Lifeboats News Release

The volunteer crew of the Islay lifeboat went to the aid of the 1,300 ton vessel, which had suffered engine failure.

On Saturday 10 December at 10.23pm Islay RNLI all-weather lifeboat Helmut Schroder of Dunlossit was requested, by Belfast Coastguard, to go to the aid of the 57 metre live-fish carrying vessel Ronja Viking which had suffered main engine failure within the Sound of Islay and was drifting northwards on a flood tide.

The stricken vessel could be clearly seen from Port Askaig pier towards the north end of the Sound of Islay.

With a crew of seven, the lifeboat proceeded at best speed to the casualty position. En route the Ronja Viking was contacted and it was established that her captain had been in contact with her sister ship, Ronja Commander, asking for a tow but as she was half an hour away lifeboat assistance was called for to connect a tow and hold her in position.

The tow was prepared and passed to the disabled vessel and secured before the considerable weight was taken up to hold the 1,300 ton ship in position in the sheltered waters of the Sound of Islay while awaiting the sister ship's arrival.

The captain’s intention was to be towed to Mallaig where he would be able to discharge his cargo and effect repairs to his vessel. At 12.20am the Ronja Commander arrived on the scene and manoeuvred alongside the disabled vessel where the crew worked to pass and secure a tow while the lifeboat held the vessel’s head to the tide.

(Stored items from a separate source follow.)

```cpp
#if defined(__HIP_DEVICE_COMPILE__)
constexpr int LSTRIDE = 64;
#else
constexpr int LSTRIDE = 1;
#endif
struct LBuf {
    CM_S uint8_t *b;
    int cap;
    CM_HD inline uint32_t word(int w) const {
#if defined(__HIP_DEVICE_COMPILE__)
        return ((CM_S const uint32_t *)b)[w * LSTRIDE];
#else
        uint32_t x;
        __builtin_memcpy(&x, b + 4 * w, 4);
        return x;
#endif
    }
    CM_HD inline uint8_t get(int i) const { return (uint8_t)((word(i >> 3) >> (4 * (i & 7))) & 0xFu); }
    CM_HD inline uint64_t window(int at) const {
        const int w = at >> 3;
        const uint64_t two = ((uint64_t)word(w + 1) << 32) | (uint64_t)word(w);
        uint64_t x = (uint32_t)(two >> (4 * (at & 7)));
        x = (x | (x << 16)) & 0x0000FFFF0000FFFFull;
        x = (x | (x << 8)) & 0x00FF00FF00FF00FFull;
        x = (x | (x << 4)) & 0x0F0F0F0F0F0F0F0Full;
        return x;
    }
    CM_HD inline void put(int i, uint8_t v) const {
        uint32_t x;
        __builtin_memcpy(&x, (const uint8_t *)b + 4 * (i >> 3) * LSTRIDE, 4);
        x = (x & ~(0xFu << (4 * (i & 7)))) | ((uint32_t)(v & 0xFu) << (4 * (i & 7)));
        __builtin_memcpy((uint8_t *)b + 4 * (i >> 3) * LSTRIDE, &x, 4);
    }
};
CM_HD inline uint32_t pack_nibbles(uint32_t x) { return (x & 0xFu) | ((x >> 4) & 0xF0u) | ((x >> 8) & 0xF00u) | ((x >> 12) & 0xF000u); }
CM_HD inline uint32_t swar_zero_bytes(uint32_t t) { return ~(((t & 0x7F7F7F7Fu) + 0x7F7F7F7Fu) | t | 0x7F7F7F7Fu); }
CM_HD inline uint32_t code4(uint32_t w, bool comp, uint8_t other) {
    const uint32_t x = w & 0xDFDFDFDFu;
    const uint32_t valid = swar_zero_bytes(x ^ 0x41414141u) | swar_zero_bytes(x ^ 0x43434343u) | swar_zero_bytes(x ^ 0x47474747u) |
                           swar_zero_bytes(x ^ 0x54545454u);
    const uint32_t m = (valid >> 7) * 0xFFu;
    uint32_t code = (x >> 1) & 0x03030303u;
    if (comp) code ^= 0x02020202u;
    return (code & m) | ((0x01010101u * other) & ~m);
}
CM_HD inline uint8_t code1(uint8_t ch, bool comp, uint8_t other) { return (uint8_t)(code4(ch, comp, other) & 0xFFu); }

constexpr int CM_STAGE_PAD = 64;
#if defined(__HIP_DEVICE_COMPILE__)
CM_HD inline void load_codes16(const SV &v, int w0, uint8_t other, uint32_t q[4]) {
    if (v.mode == 2) {
#pragma unroll
        for (int k = 0; k < 4; ++k) q[k] = 0x01010101u * other;
        return;
    }
    uint32_t r[4];
    if (v.step > 0) {
        __builtin_memcpy(r, (const CM_G uint8_t *)(v.p + v.off + 4 * w0), 16);
#pragma unroll
        for (int k = 0; k < 4; ++k) q[k] = code4(r[k], v.mode == 1, other);
    } else {
        __builtin_memcpy(r, (const CM_G uint8_t *)(v.p + v.off - 4 * w0 - 15), 16);
#pragma unroll
        for (int k = 0; k < 4; ++k) q[k] = code4(__builtin_bswap32(r[3 - k]), v.mode == 1, other);
    }
}
#endif
CM_HD inline void stage(const SV &v, int n, const LBuf &d, uint8_t other) {
    CM_STAT(8, 1);
#if defined(CM_ABL_NOSTAGE)
    return;
#endif
#if defined(__HIP_DEVICE_COMPILE__)
    CM_S uint32_t *dw = (CM_S uint32_t *)d.b;
    const int nw = (n + 7) >> 3;
    for (int w0 = 0; w0 < nw; w0 += 8) {
        uint32_t q[4][4];
#pragma unroll
        for (int u = 0; u < 4; ++u)
            if (w0 + 2 * u < nw) load_codes16(v, 2 * (w0 + 2 * u), other, q[u]);
#pragma unroll
        for (int u = 0; u < 4; ++u) {
            const int w = w0 + 2 * u;
            if (w < nw) dw[w * LSTRIDE] = pack_nibbles(q[u][0]) | (pack_nibbles(q[u][1]) << 16);
            if (w + 1 < nw) dw[(w + 1) * LSTRIDE] = pack_nibbles(q[u][2]) | (pack_nibbles(q[u][3]) << 16);
        }
    }
#else
    for (int i = 0; i < n; ++i) d.put(i, v.mode == 2 ? other : code1(v.p[v.off + i * v.step], v.mode == 1, other));
#endif
}
CM_HD inline int prefix_mismatches(const SV &a, const SV &b, int len) {
    int mm = 0;
#if defined(__HIP_DEVICE_COMPILE__)
    for (int w0 = 0; 4 * w0 < len; w0 += 4) {
        uint32_t qa[4], qb[4];
        load_codes16(a, w0, 4, qa);
        load_codes16(b, w0, 5, qb);
#pragma unroll
        for (int k = 0; k < 4; ++k) {
            const int base = 4 * (w0 + k);
            if (base >= len) continue;
            uint32_t x = qa[k] ^ qb[k];
            x = (x | (x >> 1) | (x >> 2)) & 0x01010101u;
            if (len - base < 4) x &= (1u << (8 * (len - base))) - 1u;
            mm += __builtin_popcount(x);
        }
    }
#else
    for (int i = 0; i < len; ++i) {
        const uint8_t x = a.mode == 2 ? 4 : code1(a.p[a.off + i * a.step], a.mode == 1, 4);
        const uint8_t y = b.mode == 2 ? 5 : code1(b.p[b.off + i * b.step], b.mode == 1, 5);
        mm += x != y;
    }
#endif
    return mm;
}
CM_HD inline bool prefix_equal(const SV &a, const SV &b, int len) {
#if defined(__HIP_DEVICE_COMPILE__)
    for (int w0 = 0; 4 * w0 < len; w0 += 4) {
        uint32_t qa[4], qb[4];
        load_codes16(a, w0, 4, qa);
        load_codes16(b, w0, 5, qb);
        uint32_t any = 0;
#pragma unroll
        for (int k = 0; k < 4; ++k) {
            const int base = 4 * (w0 + k);
            uint32_t x = qa[k] ^ qb[k];
            if (base >= len) x = 0;
            else if (len - base < 4) x &= (1u << (8 * (len - base))) - 1u;
            any |= x;
        }
        if (any) return false;
    }
    return true;
#else
    return prefix_mismatches(a, b, len) == 0;
#endif
}
CM_HD inline int ldiff(uint8_t a, uint8_t b) { return a == b ? 0 : 1; }
CM_HD inline int lscore(uint8_t a, uint8_t b) { return a == b ? SC_MAT : SC_MIS; }

constexpr int TINY = 4 * MAX_BAND + 4;
CM_HD inline void tiny_full_dp(const LBuf &s, int n, const LBuf &t, int m, int *col ) {
    for (int i = 0; i <= n; ++i) col[i] = i;
    for (int j = 1; j <= m; ++j) {
        int diag = col[0];
        col[0] = j;
        const uint8_t tj = t.get(j - 1);
        for (int i = 1; i <= n; ++i) {
            const int v = cmin(cmin(diag + ldiff(s.get(i - 1), tj), col[i - 1] + 1), col[i] + 1);
            diag = col[i];
            col[i] = v;
        }
    }
}

template <int WT> struct BandC { static constexpr int WC = WT > 0 ? WT : MAX_BAND; };

template <int WT>
CM_HD CM_NOINLINE int one_side_banded_impl(const LBuf &s, int n, const LBuf &t, int m, int w) {
    constexpr int WC = BandC<WT>::WC;
    if (w < 0 || n <= w) {
        int col[TINY];
        if (n >= TINY) n = TINY - 1;
        tiny_full_dp(s, n, t, m, col);
        return col[n];
    }
    int prev[WC + 3], cur[WC + 3];
#pragma unroll
    for (int x = 0; x < WC + 3; ++x) prev[x] = (x >= 1 && x <= w + 1) ? x - 1 : DPTINF;
    for (int i = 1; i <= n; ++i) {
        cur[0] = DPTINF;
        const uint8_t si = s.get(i - 1);
#pragma unroll
        for (int c = 0; c <= WC; ++c) {
            int v = DPTINF;
            if (c <= w) v = cmin(cmin(prev[c + 1] + ldiff(si, t.get(i + c - 1)), prev[c + 2] + 1), cur[c] + 1);
            cur[c + 1] = v;
        }
        cur[WC + 2] = DPTINF;
#pragma unroll
        for (int x = 0; x < WC + 3; ++x) prev[x] = cur[x];
    }
    int r = DPTINF;
#pragma unroll
    for (int x = 1; x <= WC + 1; ++x)
        if (x == (m - n) + 1) r = prev[x];
    return r;
}

template <int WT>
CM_HD CM_NOINLINE int local_alignment_side_impl(const Core &c, const LBuf &s, int n, const LBuf &t, int m, int &indel, int &align_score) {
    constexpr int WC = BandC<WT>::WC;
    const int w = WT > 0 ? WT : c.P.band;
    const int max_edit = c.P.max_ed;
    Cand best{max_edit + 1, c.P.max_sc + 1, w + 1, -1 * (c.P.max_sc + 1) - 2 * (max_edit + 1)};
    if (w < 0 || n <= 2 * w || m <= w) {
        int col[TINY];
        const int nn = n < TINY ? n : TINY - 1;
        tiny_full_dp(s, nn, t, m, col);
// ... 1528 lines not shown
```

circminer_amd/csrc/cm_hot.hip:

```cpp
#include <chrono>
#include <hip/hip_runtime.h>
#include <rocprim/device/device_radix_sort.hpp>

#include <algorithm>
#include <atomic>
#include <cstdarg>
#include <cstdio>
#include <cstdlib>
#include <cstring>
#include <string>
#include <functional>
#include <thread>
#include <vector>

#include "circminer_hot.h"
#include "cm_core.h"
#include "cm_aos.h"
#include "cm_index_build.h"
#include "cm_fastq_text.h"

using cmc::Core;
using cmc::KCore;

namespace {

constexpr int MAX_SLOTS = 16;
constexpr uint32_t TILE_PAIRS = 1u << 20;
constexpr uint32_t TILE_PAIRS_MAX = 1u << 21;
constexpr int BLK = 256;
constexpr int BLK_CHAIN = 64;
#include "cm_dp_engine.h"
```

With the tow now securely taken up by the Ronja Commander the lifeboat was able to recover her tow and return to the station.

Islay RNLI Coxswain David MacLellan said: ‘Although weather conditions were not bad the main challenge was the sheer weight of the casualty vessel but everything went smoothly thanks to our regular training sessions.’

RNLI media contacts: Heather Dewar, RNLI volunteer lifeboat press officer at Islay, on 01496 840600 (H) and Islay lifeboat station on 01496 840608, email heather.dewar@outlook.com

Or Richard Smith, RNLI Public Relations Manager Scotland on 01738 642956, 07786 668903 or richard_smith@rnli.org.uk

Or Henry Weaver, RNLI Press Officer for Scotland, 01738 642946, 07771 943026, henry_weaver@rnli.org.uk

Or contact RNLI Public Relations on 01202 336789.

Key facts about the RNLI

The Royal National Lifeboat Institution is the charity that saves lives at sea. Our volunteers provide a 24-hour search and rescue service in the United Kingdom and Ireland from 238 lifeboat stations, including four along the River Thames and inland lifeboat stations at Loch Ness, Lough Derg, Enniskillen and Lough Ree. Additionally the RNLI has more than 1,000 lifeguards on over 240 beaches around the UK and operates a specialist flood rescue team, which can respond anywhere across the UK and Ireland when inland flooding puts lives at risk.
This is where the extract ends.